Collection entries

++++++++++

diff --git a/deepviewagg_amd/csrc/dva_common.h b/deepviewagg_amd/csrc/dva_common.h
--- a/deepviewagg_amd/csrc/dva_common.h
+++ b/deepviewagg_amd/csrc/dva_common.h
@@ -113,6 +113,32 @@
   int16_t y;
 };
 
+__device__ __forceinline__ float floordiv_f32(float a, float b) {
+  const float mod = fmodf(a, b);
+  float div = __fdiv_rn(__fsub_rn(a, mod), b);
+  if (mod != 0.f && ((b < 0.f) != (mod < 0.f))) div = __fsub_rn(div, 1.f);
+  if (div != 0.f) {
+    float fl = floorf(div);
+    if (__fsub_rn(div, fl) > 0.5f) fl = __fadd_rn(fl, 1.f);
+    return fl;
+  }
+  return copysignf(0.f, __fdiv_rn(a, b));
+}
+
+template <typename PIX>
+__device__ __forceinline__ int32_t mapped_row(int32_t img, PIX px, PIX py, double ratio, int H, int W) {
+  int32_t x, y;
+  if (ratio == 1.0) {
+    x = (int32_t)px;
+    y = (int32_t)py;
+  } else {
+    const float rf = (float)ratio;
+    x = (int32_t)(int16_t)floordiv_f32((float)px, rf);
+    y = (int32_t)(int16_t)floordiv_f32((float)py, rf);
+  }
+  return (img * H + y) * W + x;
+}
+
 static inline int blocks_for(int64_t n, int threads) { return (int)((n + threads - 1) / threads); }
 
 }
diff --git a/deepviewagg_amd/csrc/gather.hip b/deepviewagg_amd/csrc/gather.hip
--- a/deepviewagg_amd/csrc/gather.hip
+++ b/deepviewagg_amd/csrc/gather.hip
@@ -1,18 +1,6 @@
 #include "dva_common.h"
 
 namespace dva {
-
-__device__ __forceinline__ float floordiv_f32(float a, float b) {
-  const float mod = fmodf(a, b);
-  float div = __fdiv_rn(__fsub_rn(a, mod), b);
-  if (mod != 0.f && ((b < 0.f) != (mod < 0.f))) div = __fsub_rn(div, 1.f);
-  if (div != 0.f) {
-    float fl = floorf(div);
-    if (__fsub_rn(div, fl) > 0.5f) fl = __fadd_rn(fl, 1.f);
-    return fl;
-  }
-  return copysignf(0.f, __fdiv_rn(a, b));
-}
 
 template <typename PIX>
 __global__ __launch_bounds__(256) void pack_index_kernel(const int64_t* __restrict__ images,
@@ -48,18 +36,8 @@
   for (int64_t v = blockIdx.x * (int64_t)blockDim.x + threadIdx.x; v < n_views;
        v += (int64_t)gridDim.x * blockDim.x) {
     const int32_t img = (int32_t)images[v];
-    for (int64_t a = atom_ptr[v]; a < atom_ptr[v + 1]; ++a) {
-      int32_t x, y;
-      if (ratio == 1.0) {
-        x = (int32_t)pixels[2 * a];
-        y = (int32_t)pixels[2 * a + 1];
-      } else {
-        const float rf = (float)ratio;
-        x = (int32_t)(int16_t)floordiv_f32((float)pixels[2 * a], rf);
-        y = (int32_t)(int16_t)floordiv_f32((float)pixels[2 * a + 1], rf);
-      }
-      row_idx[a] = (img * H + y) * W + x;
-    }
+    for (int64_t a = atom_ptr[v]; a < atom_ptr[v + 1]; ++a)
+      row_idx[a] = mapped_row(img, pixels[2 * a], pixels[2 * a + 1], ratio, H, W);
   }
 }
 
diff --git a/deepviewagg_amd/csrc/plan_split.hip b/deepviewagg_amd/csrc/plan_split.hip
--- a/deepviewagg_amd/csrc/plan_split.hip
+++ b/deepviewagg_amd/csrc/plan_split.hip
@@ -7,6 +7,7 @@
 constexpr int BINS = 512;
 constexpr int LO_BITS = 9;
 constexpr int HEAD_INTS = 4096;
+constexpr int TICKET_INT = HEAD_INTS - 1;
 
 static inline int tile_size() {
   static const int t = tune_int("DVA_PLAN_TILE", 4096) == 8192 ? 8192 : 4096;
@@ -101,21 +102,25 @@
   if (threadIdx.x == 0) tot[blockIdx.x] = carry;
 }
 
-__global__ __launch_bounds__(BINS) void bucket_starts_kernel(const int32_t* __restrict__ tot, int nb, int TILE,
-                                                             int32_t* __restrict__ bucket_start,
-                                                             int32_t* __restrict__ tile_start, int4* __restrict__ desc,
-                                                             int32_t* __restrict__ order) {
-  __shared__ int s_w[BINS / 64];
-  __shared__ int s_tot[BINS];
+__device__ __forceinline__ void bucket_starts_body(const int32_t* __restrict__ tot, int nb, int TILE,
+                                                   int32_t* __restrict__ bucket_start, int32_t* __restrict__ tile_start,
+                                                   int4* __restrict__ desc, int32_t* __restrict__ order, int* s_w,
+                                                   int* s_tot) {
   const int d = threadIdx.x;
   const int v = d < nb ? tot[d] : 0;
   s_tot[d] = d < nb ? v : -1;
   __syncthreads();
   if (d < nb) {
+    const int4* s4 = reinterpret_cast<const int4*>(s_tot);
     int before = 0;
-    for (int j = 0; j < nb; ++j) {
-      const int t = s_tot[j];
-      before += (t > v || (t == v && j < d)) ? 1 : 0;
+#pragma unroll 8
+    for (int j4 = 0; j4 < BINS / 4; ++j4) {
+      const int4 t = s4[j4];
+      const int j = 4 * j4;
+      before += (t.x > v || (t.x == v && j < d)) ? 1 : 0;
+      before += (t.y > v || (t.y == v && j + 1 < d)) ? 1 : 0;
+      before += (t.z > v || (t.z == v && j + 2 < d)) ? 1 : 0;
+      before += (t.w > v || (t.w == v && j + 3 < d)) ? 1 : 0;
     }
     order[before] = d;
   }
@@ -132,6 +137,15 @@
     const int left = v - j * TILE;
     desc[ts + j] = make_int4(d, bs + j * TILE, left < TILE ? left : TILE, 0);
   }
+}
+
+__global__ __launch_bounds__(BINS) void bucket_starts_kernel(const int32_t* __restrict__ tot, int nb, int TILE,
+                                                             int32_t* __restrict__ bucket_start,
+                                                             int32_t* __restrict__ tile_start, int4* __restrict__ desc,
+                                                             int32_t* __restrict__ order) {
+  __shared__ int s_w[BINS / 64];
+  __shared__ __attribute__((aligned(16))) int s_tot[BINS];
+  bucket_starts_body(tot, nb, TILE, bucket_start, tile_start, desc, order, s_w, s_tot);
 }
 
 __device__ __forceinline__ void tile_b(const int4* __restrict__ desc, int tb, int& b, int64_t& start, int& count) {
@@ -559,6 +573,154 @@
     hipLaunchKernelGGL((bucket_rows_grad_kernel<C, 8192, T>), dim3(nb), dim3(1024), 0, s, rec, gout, grows, n_rows, G, bstart, order);
 }
 
+template <typename PIX, int TILE>
+__global__ __launch_bounds__(TILE / IPT) void map_hist_kernel(const int64_t* __restrict__ images, const PIX* __restrict__ pixels,
+                                                              double ratio, int64_t n, int H, int W, int nb, int64_t nt,
+                                                              int32_t* __restrict__ row_idx, int32_t* __restrict__ offA,
+                                                              int32_t* __restrict__ ticket) {
+  constexpr int THREADS = TILE / IPT;
+  __shared__ int h[BINS];
+  const int tid = threadIdx.x;
+  const int64_t base = (int64_t)blockIdx.x * TILE;
+  int64_t img[IPT];
+  PIX px[IPT], py[IPT];
+#pragma unroll
+  for (int k = 0; k < IPT; ++k) {
+    const int64_t e = base + k * THREADS + tid;
+    const int64_t g = e < n ? e : n - 1;
+    img[k] = images[g];
+    px[k] = pixels[2 * g];
+    py[k] = pixels[2 * g + 1];
+  }
+  for (int i = tid; i < BINS; i += THREADS) h[i] = 0;
+  if (blockIdx.x == 0 && tid == 0) *ticket = 0;
+  __syncthreads();
+#pragma unroll
+  for (int k = 0; k < IPT; ++k) {
+    const int64_t e = base + k * THREADS + tid;
+    if (e < n) {
+      const int32_t r = mapped_row((int32_t)img[k], px[k], py[k], ratio, H, W);
+      row_idx[e] = r;
+      atomicAdd(&h[hi_digit((uint32_t)r, nb)], 1);
+    }
+  }
+  __syncthreads();
+  for (int i = tid; i < nb; i += THREADS) offA[(int64_t)i * nt + blockIdx.x] = h[i];
+}
+
+__global__ __launch_bounds__(BINS) void scan_starts_kernel(int32_t* __restrict__ off, int64_t nt, int nb, int TILE,
+                                                           int32_t* __restrict__ tot, int32_t* __restrict__ bucket_start,
+                                                           int32_t* __restrict__ tile_start, int4* __restrict__ desc,
+                                                           int32_t* __restrict__ order, int32_t* __restrict__ ticket) {
+  constexpr int K = 16, CH = BINS * K;
+  __shared__ __attribute__((aligned(16))) int s[CH + CH / 32];
+  __shared__ int s_w[BINS / 64];
+  __shared__ int s_last;
+  const int tid = threadIdx.x;
+  int32_t* row = off + (int64_t)blockIdx.x * nt;
+  int carry = 0;
+  for (int64_t c0 = 0; c0 < nt; c0 += CH) {
+#pragma unroll
+    for (int k = 0; k < K; ++k) {
+      const int i = k * BINS + tid;
+      const int64_t g = c0 + i;
+      s[i + (i >> 5)] = g < nt ? row[g] : 0;
+    }
+    __syncthreads();
+    int v[K], sum = 0;
+#pragma unroll
+    for (int j = 0; j < K; ++j) {
+      const int i = tid * K + j;
+      v[j] = s[i + (i >> 5)];
+      sum += v[j];
+    }
+    int all;
+    int run = carry + block_excl_scan<BINS>(sum, s_w, &all);
+#pragma unroll
+    for (int j = 0; j < K; ++j) {
+      const int i = tid * K + j;
+      s[i + (i >> 5)] = run;
+      run += v[j];
+    }
+    __syncthreads();
+#pragma unroll
+    for (int k = 0; k < K; ++k) {
+      const int i = k * BINS + tid;
+      const int64_t g = c0 + i;
+      if (g < nt) row[g] = s[i + (i >> 5)];
+    }
+    carry += all;
+    __syncthreads();
+  }
+  if (tid == 0) tot[blockIdx.x] = carry;
+  asm volatile("s_waitcnt vmcnt(0)" ::: "memory");
+  __syncthreads();
+  if (tid == 0) {
+    __builtin_amdgcn_fence(__ATOMIC_RELEASE, "agent");
+    asm volatile("s_waitcnt vmcnt(0)" ::: "memory");
+    const int t = __hip_atomic_fetch_add(ticket, 1, __ATOMIC_RELAXED, __HIP_MEMORY_SCOPE_AGENT);
+    s_last = t == nb - 1;
+    if (t == nb - 1) {
+      __builtin_amdgcn_fence(__ATOMIC_ACQUIRE, "agent");
+      asm volatile("s_waitcnt vmcnt(0)" ::: "memory");
+    }
+  }
+  __syncthreads();
+  if (!s_last) return;
+  bucket_starts_body(tot, nb, TILE, bucket_start, tile_start, desc, order, s_w, s);
+}
+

++++++++++

◆ **Task details**
Check each line above for the string "ratio" and copy those that have it.

◆ **Response to the exercise**
+__device__ __forceinline__ int32_t mapped_row(int32_t img, PIX px, PIX py, double ratio, int H, int W) {
+  if (ratio == 1.0) {
+    const float rf = (float)ratio;
-      if (ratio == 1.0) {
-        const float rf = (float)ratio;
+      row_idx[a] = mapped_row(img, pixels[2 * a], pixels[2 * a + 1], ratio, H, W);
+                                                              double ratio, int64_t n, int H, int W, int nb, int64_t nt,
+      const int32_t r = mapped_row((int32_t)img[k], px[k], py[k], ratio, H, W);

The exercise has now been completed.